Exam domains covered

Offensive AI SecurityLLM Application SecurityMulti-Agent Security

Skills & technologies you'll practice

This advanced-level ai/ml lab gives you real-world reps across:

Inter-Agent InjectionMulti-Agent SecurityMorris IIAgent PropagationSelf-Replicating PromptAgentic AI SecurityOWASP ASI07OWASP ASI08OWASP ASI10MITRE ATLASAI Red Team

What you'll do in this lab

This is a hands-on offensive-security lab built on a real two-agent graph: an Intake agent and a Resolver agent, each a ReAct tool-user against an in-cluster model, wired so one agent's output becomes the next agent's input. The handoff has no authentication, no provenance check, and no validation, and the Resolver consumes the inter-agent notes as instructions. You plant a self-replicating payload in the only untrusted input, an inbound customer email the Intake agent ingests. Intake forwards it, and the Resolver performs the attacker-directed action and re-emits the payload verbatim. You never talk to the Resolver directly; the injection reaches it across the agent boundary.

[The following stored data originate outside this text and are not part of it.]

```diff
@@ -463,7 +472,9 @@
         if (am) RC(launch_amax(prec, e->mlp, (long)M * d.mlp, am + 3, st));
         {
             GemmEpi ep = epi_residual(e->resid, D, ly.fc2.bias, ly.ls2);
-            if (lnf && (l + 1 < d.layers || tap_fold) && pr.ln_folds(D2S_LIN_FC2)) epi_ln_producer(ep, e->lnbuf, e->lnstats, &ln_slots, x3, f8 ? 1.0f / sa[5] : 0.f);
+            const LnSet out2 = fc2_ln_set(e, l);
+            if (pending_ln[out2.idx] >= 0) { D2S_HIP(hipStreamWaitEvent(st, e->ev_ln[pending_ln[out2.idx]], 0)); pending_ln[out2.idx] = -1; }
+            if (lnf && (l + 1 < d.layers || tap_fold) && pr.ln_folds(D2S_LIN_FC2)) epi_ln_producer(ep, out2.buf, out2.stats, &ln_slots, x3, f8 ? 1.0f / sa[5] : 0.f);
             if (f8) { ep.deq = ly.deq[3]; RC(gemm8(e, plainA(e->mlp, d.mlp), ly.w8[3], M, ep, st)); }
             else RC(gemm(e, splitA(e->mlp, d.mlp, x3), ly.fc2, M, ep, st));
         }
@@ -478,7 +489,7 @@
                 D2S_HIP(hipEventRecord(e->ev_tap[tap_i], st));
                 D2S_HIP(hipStreamWaitEvent(e->side, e->ev_tap[tap_i], 0));
                 RC(neck_proj(e, tap_i, B, e->side, fold));
-                if (fold) { D2S_HIP(hipEventRecord(e->ev_ln[tap_i], e->side)); pending_ln = tap_i; }
+                if (fold) { D2S_HIP(hipEventRecord(e->ev_ln[tap_i], e->side)); pending_ln[fc2_ln_set(e, l).idx] = tap_i; }
                 RC(neck_rest(e, tap_i, B, e->side));
             } else {
                 RC(neck_proj(e, tap_i, B, st, fold));
@@ -718,7 +729,8 @@
     const size_t M = (size_t)B * N, Mp = (size_t)B * P;
     RC(dev_alloc(e, (void**)&e->resid, M * D * 4));
     RC(dev_alloc(e, &e->lnbuf, M * D * es));
-    if (e->lnf || e->fp8) RC(dev_alloc(e, (void**)&e->lnstats, (size_t)(D / 16 + 1) * M * 2 * sizeof(float)));
+    const size_t stats_bytes = (size_t)(D / 16 + 1) * M * 2 * sizeof(float);
+    if (e->lnf || e->fp8) RC(dev_alloc(e, (void**)&e->lnstats, stats_bytes));
     RC(dev_alloc(e, &e->qkv, M * 3 * D * es));
     RC(dev_alloc(e, &e->vt, (size_t)B * D * e->Npad * es, true));
     RC(dev_alloc(e, &e->attn, M * D * es));
@@ -741,6 +753,8 @@
     RC(dev_alloc(e, &e->r1tmp, (size_t)B * e->fH[0] * e->fW[0] * F * es));
     RC(dev_alloc(e, (void**)&e->splitk_ws_side, (e->splitk_elems + GEMM_PART_CTR_WORDS) * 4, true));
     e->overlap = env_int("D2S_NO_OVERLAP", 0) == 0;
+    if (e->overlap && (e->lnf || e->fp8))
+        for (int i = 0; i < 2; ++i) { RC(dev_alloc(e, &e->lnbuf_f[i], M * D * es)); RC(dev_alloc(e, (void**)&e->lnstats_f[i], stats_bytes)); }
     if (e->overlap) {
         D2S_HIP(hipStreamCreateWithFlags(&e->side, hipStreamNonBlocking));
         for (int i = 0; i < 4; ++i) D2S_HIP(hipEventCreateWithFlags(&e->ev_tap[i], hipEventDisableTiming));
```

The harness attributes every side effect to the agent that caused it, with per-agent sentinels and a tagged callback channel, so you prove the SECOND agent executed and not just the first. You measure propagation reliability across paced runs, then switch to defense and harden the inter-agent channel: constrain the handoff to a structured, data-only schema so the Resolver cannot execute free-text prose, add output validation between hops as a circuit breaker, and add replication detection so a re-emitted instruction block is stripped. You re-run a fresh worm to prove the cascade is contained while benign tickets still resolve.

Frequently asked questions

Do I need a machine-learning background?

No. The lab is about how two agents trust each other's messages, not model internals. You read a small two-agent graph, find that a peer agent's free-text output is consumed as instructions with no auth or validation, and propagate a payload across the hop. The fix is ordinary message-contract design: a structured schema, authentication, and output validation between hops.

What is a Morris II style worm here?

A payload that combines a malicious action with an instruction to re-emit itself, so it propagates from one agent to the next. In this lab it enters via a customer email the Intake agent reads, rides the unauthenticated handoff to the Resolver, executes there, and copies itself into the Resolver's output. It is OWASP Agentic ASI07 (trust of peer messages), ASI08 (cascade), and ASI10 (replication), with MITRE ATLAS tracking the Morris II case study. Hops are bounded to two; this is not a self-spreader.

How is the second hop graded?

Deterministically, on an agent-attributed side channel. The harness tags each agent's callbacks with its agent id and writes a per-agent sentinel, so a callback tagged agent=resolver proves the Resolver, not the Intake agent, fired it. The payload enters only via the Intake email, so a resolver-attributed leak proves the injection propagated across the hop.

How is the harden step graded?

It plants a fresh worm email in code, runs it a few times, and confirms the Resolver never executes it (no resolver sentinel, no resolver-attributed leak), then runs a benign email and confirms the Resolver still does real work. The cascade is contained without breaking the graph.